Extracted data entries
+--

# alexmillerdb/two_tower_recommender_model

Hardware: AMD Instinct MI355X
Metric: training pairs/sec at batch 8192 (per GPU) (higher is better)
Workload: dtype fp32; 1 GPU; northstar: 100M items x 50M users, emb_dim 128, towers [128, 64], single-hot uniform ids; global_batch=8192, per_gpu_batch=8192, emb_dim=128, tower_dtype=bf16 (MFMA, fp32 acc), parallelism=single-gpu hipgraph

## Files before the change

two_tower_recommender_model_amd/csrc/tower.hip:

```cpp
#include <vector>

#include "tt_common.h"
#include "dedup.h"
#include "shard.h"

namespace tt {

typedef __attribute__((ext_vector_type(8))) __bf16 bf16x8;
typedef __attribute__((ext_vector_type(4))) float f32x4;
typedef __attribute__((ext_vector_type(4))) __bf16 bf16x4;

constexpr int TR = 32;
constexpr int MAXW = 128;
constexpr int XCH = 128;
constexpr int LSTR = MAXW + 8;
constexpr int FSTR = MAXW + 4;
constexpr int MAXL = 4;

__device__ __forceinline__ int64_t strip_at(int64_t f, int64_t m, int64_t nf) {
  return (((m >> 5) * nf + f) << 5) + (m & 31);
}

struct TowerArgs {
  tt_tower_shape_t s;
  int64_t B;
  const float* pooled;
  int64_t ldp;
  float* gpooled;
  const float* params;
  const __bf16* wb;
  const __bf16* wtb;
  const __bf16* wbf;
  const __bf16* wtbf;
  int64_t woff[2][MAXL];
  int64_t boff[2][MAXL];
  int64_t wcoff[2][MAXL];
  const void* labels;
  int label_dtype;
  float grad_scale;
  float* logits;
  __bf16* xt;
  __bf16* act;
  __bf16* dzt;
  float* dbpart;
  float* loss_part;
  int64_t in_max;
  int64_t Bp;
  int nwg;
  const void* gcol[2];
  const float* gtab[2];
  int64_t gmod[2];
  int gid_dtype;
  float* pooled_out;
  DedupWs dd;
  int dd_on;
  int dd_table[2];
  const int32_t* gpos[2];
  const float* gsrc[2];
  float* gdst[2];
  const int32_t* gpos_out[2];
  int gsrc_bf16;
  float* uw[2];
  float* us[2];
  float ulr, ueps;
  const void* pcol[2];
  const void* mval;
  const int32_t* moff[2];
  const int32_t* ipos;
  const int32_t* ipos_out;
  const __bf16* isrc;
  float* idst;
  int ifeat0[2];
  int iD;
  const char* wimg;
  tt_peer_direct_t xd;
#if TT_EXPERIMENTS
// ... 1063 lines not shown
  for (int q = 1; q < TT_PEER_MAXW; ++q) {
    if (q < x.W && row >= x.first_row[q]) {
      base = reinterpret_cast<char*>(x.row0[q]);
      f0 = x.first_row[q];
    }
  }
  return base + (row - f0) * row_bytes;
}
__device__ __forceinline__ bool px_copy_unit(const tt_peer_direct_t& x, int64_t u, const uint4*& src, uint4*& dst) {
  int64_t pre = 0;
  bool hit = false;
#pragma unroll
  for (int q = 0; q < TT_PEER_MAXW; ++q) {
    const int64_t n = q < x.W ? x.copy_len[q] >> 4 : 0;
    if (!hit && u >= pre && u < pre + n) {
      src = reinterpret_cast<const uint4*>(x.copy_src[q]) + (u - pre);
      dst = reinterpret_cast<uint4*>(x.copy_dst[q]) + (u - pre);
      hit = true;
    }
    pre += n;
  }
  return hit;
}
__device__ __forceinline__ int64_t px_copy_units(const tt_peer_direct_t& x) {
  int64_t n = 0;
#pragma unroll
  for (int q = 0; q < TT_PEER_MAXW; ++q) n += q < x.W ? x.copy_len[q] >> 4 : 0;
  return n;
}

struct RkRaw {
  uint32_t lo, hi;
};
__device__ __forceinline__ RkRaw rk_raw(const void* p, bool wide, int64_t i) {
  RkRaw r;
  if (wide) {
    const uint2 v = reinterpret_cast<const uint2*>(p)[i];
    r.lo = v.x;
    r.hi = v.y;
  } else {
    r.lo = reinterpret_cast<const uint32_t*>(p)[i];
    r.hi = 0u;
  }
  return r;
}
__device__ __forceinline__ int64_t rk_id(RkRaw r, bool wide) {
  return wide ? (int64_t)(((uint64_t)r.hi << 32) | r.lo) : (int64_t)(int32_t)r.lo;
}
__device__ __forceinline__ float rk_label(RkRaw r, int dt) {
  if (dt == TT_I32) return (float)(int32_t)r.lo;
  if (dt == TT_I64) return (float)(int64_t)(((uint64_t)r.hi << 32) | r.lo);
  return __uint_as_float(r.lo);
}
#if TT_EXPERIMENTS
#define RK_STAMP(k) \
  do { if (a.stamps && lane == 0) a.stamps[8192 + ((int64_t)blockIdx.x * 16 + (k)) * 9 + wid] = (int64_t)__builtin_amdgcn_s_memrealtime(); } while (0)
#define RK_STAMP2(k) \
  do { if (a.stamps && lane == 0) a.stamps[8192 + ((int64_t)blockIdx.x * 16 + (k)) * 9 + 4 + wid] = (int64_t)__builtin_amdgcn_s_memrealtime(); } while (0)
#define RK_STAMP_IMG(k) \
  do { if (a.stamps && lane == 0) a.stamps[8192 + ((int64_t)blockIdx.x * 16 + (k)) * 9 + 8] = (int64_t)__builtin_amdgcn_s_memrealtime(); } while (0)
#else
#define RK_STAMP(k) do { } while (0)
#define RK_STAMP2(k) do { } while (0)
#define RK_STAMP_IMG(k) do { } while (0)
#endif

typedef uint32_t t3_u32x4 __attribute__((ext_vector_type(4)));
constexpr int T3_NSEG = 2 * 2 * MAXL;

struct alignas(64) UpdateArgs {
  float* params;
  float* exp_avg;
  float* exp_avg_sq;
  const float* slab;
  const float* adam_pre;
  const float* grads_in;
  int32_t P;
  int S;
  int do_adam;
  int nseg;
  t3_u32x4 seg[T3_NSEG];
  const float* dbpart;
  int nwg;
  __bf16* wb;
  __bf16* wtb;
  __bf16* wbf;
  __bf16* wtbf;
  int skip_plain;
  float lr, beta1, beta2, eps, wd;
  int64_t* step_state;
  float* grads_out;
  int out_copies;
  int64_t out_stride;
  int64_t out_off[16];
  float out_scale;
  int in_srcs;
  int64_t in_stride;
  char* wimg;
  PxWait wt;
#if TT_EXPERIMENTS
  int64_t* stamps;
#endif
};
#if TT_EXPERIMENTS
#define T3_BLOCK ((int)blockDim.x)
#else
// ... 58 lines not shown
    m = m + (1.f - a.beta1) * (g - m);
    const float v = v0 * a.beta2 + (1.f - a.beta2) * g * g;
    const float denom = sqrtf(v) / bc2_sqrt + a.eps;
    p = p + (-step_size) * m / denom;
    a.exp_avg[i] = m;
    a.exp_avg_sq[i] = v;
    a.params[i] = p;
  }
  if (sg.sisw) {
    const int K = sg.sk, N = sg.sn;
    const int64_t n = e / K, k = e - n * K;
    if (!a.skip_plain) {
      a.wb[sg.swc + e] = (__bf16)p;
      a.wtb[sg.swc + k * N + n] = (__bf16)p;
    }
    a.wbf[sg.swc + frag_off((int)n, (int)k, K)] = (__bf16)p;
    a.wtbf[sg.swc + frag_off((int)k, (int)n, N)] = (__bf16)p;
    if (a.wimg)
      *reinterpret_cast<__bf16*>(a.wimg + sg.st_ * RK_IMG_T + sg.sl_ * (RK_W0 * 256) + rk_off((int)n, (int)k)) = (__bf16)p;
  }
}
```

+--

- _Required work_
Nothing in the records above may be left out; repeat them exactly.

- _Output of the exercise_
# alexmillerdb/two_tower_recommender_model

Hardware: AMD Instinct MI355X
Metric: training pairs/sec at batch 8192 (per GPU) (higher is better)
Workload: dtype fp32; 1 GPU; northstar: 100M items x 50M users, emb_dim 128, towers [128, 64], single-hot uniform ids; global_batch=8192, per_gpu_batch=8192, emb_dim=128, tower_dtype=bf16 (MFMA, fp32 acc), parallelism=single-gpu hipgraph

## Files before the change

two_tower_recommender_model_amd/csrc/tower.hip:

```cpp
#include <vector>

#include "tt_common.h"
#include "dedup.h"
#include "shard.h"

namespace tt {

typedef __attribute__((ext_vector_type(8))) __bf16 bf16x8;
typedef __attribute__((ext_vector_type(4))) float f32x4;
typedef __attribute__((ext_vector_type(4))) __bf16 bf16x4;

constexpr int TR = 32;
constexpr int MAXW = 128;
constexpr int XCH = 128;
constexpr int LSTR = MAXW + 8;
constexpr int FSTR = MAXW + 4;
constexpr int MAXL = 4;

__device__ __forceinline__ int64_t strip_at(int64_t f, int64_t m, int64_t nf) {
  return (((m >> 5) * nf + f) << 5) + (m & 31);
}

struct TowerArgs {
  tt_tower_shape_t s;
  int64_t B;
  const float* pooled;
  int64_t ldp;
  float* gpooled;
  const float* params;
  const __bf16* wb;
  const __bf16* wtb;
  const __bf16* wbf;
  const __bf16* wtbf;
  int64_t woff[2][MAXL];
  int64_t boff[2][MAXL];
  int64_t wcoff[2][MAXL];
  const void* labels;
  int label_dtype;
  float grad_scale;
  float* logits;
  __bf16* xt;
  __bf16* act;
  __bf16* dzt;
  float* dbpart;
  float* loss_part;
  int64_t in_max;
  int64_t Bp;
  int nwg;
  const void* gcol[2];
  const float* gtab[2];
  int64_t gmod[2];
  int gid_dtype;
  float* pooled_out;
  DedupWs dd;
  int dd_on;
  int dd_table[2];
  const int32_t* gpos[2];
  const float* gsrc[2];
  float* gdst[2];
  const int32_t* gpos_out[2];
  int gsrc_bf16;
  float* uw[2];
  float* us[2];
  float ulr, ueps;
  const void* pcol[2];
  const void* mval;
  const int32_t* moff[2];
  const int32_t* ipos;
  const int32_t* ipos_out;
  const __bf16* isrc;
  float* idst;
  int ifeat0[2];
  int iD;
  const char* wimg;
  tt_peer_direct_t xd;
#if TT_EXPERIMENTS
// ... 1063 lines not shown
  for (int q = 1; q < TT_PEER_MAXW; ++q) {
    if (q < x.W && row >= x.first_row[q]) {
      base = reinterpret_cast<char*>(x.row0[q]);
      f0 = x.first_row[q];
    }
  }
  return base + (row - f0) * row_bytes;
}
__device__ __forceinline__ bool px_copy_unit(const tt_peer_direct_t& x, int64_t u, const uint4*& src, uint4*& dst) {
  int64_t pre = 0;
  bool hit = false;
#pragma unroll
  for (int q = 0; q < TT_PEER_MAXW; ++q) {
    const int64_t n = q < x.W ? x.copy_len[q] >> 4 : 0;
    if (!hit && u >= pre && u < pre + n) {
      src = reinterpret_cast<const uint4*>(x.copy_src[q]) + (u - pre);
      dst = reinterpret_cast<uint4*>(x.copy_dst[q]) + (u - pre);
      hit = true;
    }
    pre += n;
  }
  return hit;
}
__device__ __forceinline__ int64_t px_copy_units(const tt_peer_direct_t& x) {
  int64_t n = 0;
#pragma unroll
  for (int q = 0; q < TT_PEER_MAXW; ++q) n += q < x.W ? x.copy_len[q] >> 4 : 0;
  return n;
}

struct RkRaw {
  uint32_t lo, hi;
};
__device__ __forceinline__ RkRaw rk_raw(const void* p, bool wide, int64_t i) {
  RkRaw r;
  if (wide) {
    const uint2 v = reinterpret_cast<const uint2*>(p)[i];
    r.lo = v.x;
    r.hi = v.y;
  } else {
    r.lo = reinterpret_cast<const uint32_t*>(p)[i];
    r.hi = 0u;
  }
  return r;
}
__device__ __forceinline__ int64_t rk_id(RkRaw r, bool wide) {
  return wide ? (int64_t)(((uint64_t)r.hi << 32) | r.lo) : (int64_t)(int32_t)r.lo;
}
__device__ __forceinline__ float rk_label(RkRaw r, int dt) {
  if (dt == TT_I32) return (float)(int32_t)r.lo;
  if (dt == TT_I64) return (float)(int64_t)(((uint64_t)r.hi << 32) | r.lo);
  return __uint_as_float(r.lo);
}
#if TT_EXPERIMENTS
#define RK_STAMP(k) \
  do { if (a.stamps && lane == 0) a.stamps[8192 + ((int64_t)blockIdx.x * 16 + (k)) * 9 + wid] = (int64_t)__builtin_amdgcn_s_memrealtime(); } while (0)
#define RK_STAMP2(k) \
  do { if (a.stamps && lane == 0) a.stamps[8192 + ((int64_t)blockIdx.x * 16 + (k)) * 9 + 4 + wid] = (int64_t)__builtin_amdgcn_s_memrealtime(); } while (0)
#define RK_STAMP_IMG(k) \
  do { if (a.stamps && lane == 0) a.stamps[8192 + ((int64_t)blockIdx.x * 16 + (k)) * 9 + 8] = (int64_t)__builtin_amdgcn_s_memrealtime(); } while (0)
#else
#define RK_STAMP(k) do { } while (0)
#define RK_STAMP2(k) do { } while (0)
#define RK_STAMP_IMG(k) do { } while (0)
#endif

typedef uint32_t t3_u32x4 __attribute__((ext_vector_type(4)));
constexpr int T3_NSEG = 2 * 2 * MAXL;

struct alignas(64) UpdateArgs {
  float* params;
  float* exp_avg;
  float* exp_avg_sq;
  const float* slab;
  const float* adam_pre;
  const float* grads_in;
  int32_t P;
  int S;
  int do_adam;
  int nseg;
  t3_u32x4 seg[T3_NSEG];
  const float* dbpart;
  int nwg;
  __bf16* wb;
  __bf16* wtb;
  __bf16* wbf;
  __bf16* wtbf;
  int skip_plain;
  float lr, beta1, beta2, eps, wd;
  int64_t* step_state;
  float* grads_out;
  int out_copies;
  int64_t out_stride;
  int64_t out_off[16];
  float out_scale;
  int in_srcs;
  int64_t in_stride;
  char* wimg;
  PxWait wt;
#if TT_EXPERIMENTS
  int64_t* stamps;
#endif
};
#if TT_EXPERIMENTS
#define T3_BLOCK ((int)blockDim.x)
#else
// ... 58 lines not shown
    m = m + (1.f - a.beta1) * (g - m);
    const float v = v0 * a.beta2 + (1.f - a.beta2) * g * g;
    const float denom = sqrtf(v) / bc2_sqrt + a.eps;
    p = p + (-step_size) * m / denom;
    a.exp_avg[i] = m;
    a.exp_avg_sq[i] = v;
    a.params[i] = p;
  }
  if (sg.sisw) {
    const int K = sg.sk, N = sg.sn;
    const int64_t n = e / K, k = e - n * K;
    if (!a.skip_plain) {
      a.wb[sg.swc + e] = (__bf16)p;
      a.wtb[sg.swc + k * N + n] = (__bf16)p;
    }
    a.wbf[sg.swc + frag_off((int)n, (int)k, K)] = (__bf16)p;
    a.wtbf[sg.swc + frag_off((int)k, (int)n, N)] = (__bf16)p;
    if (a.wimg)
      *reinterpret_cast<__bf16*>(a.wimg + sg.st_ * RK_IMG_T + sg.sl_ * (RK_W0 * 256) + rk_off((int)n, (int)k)) = (__bf16)p;
  }
}
```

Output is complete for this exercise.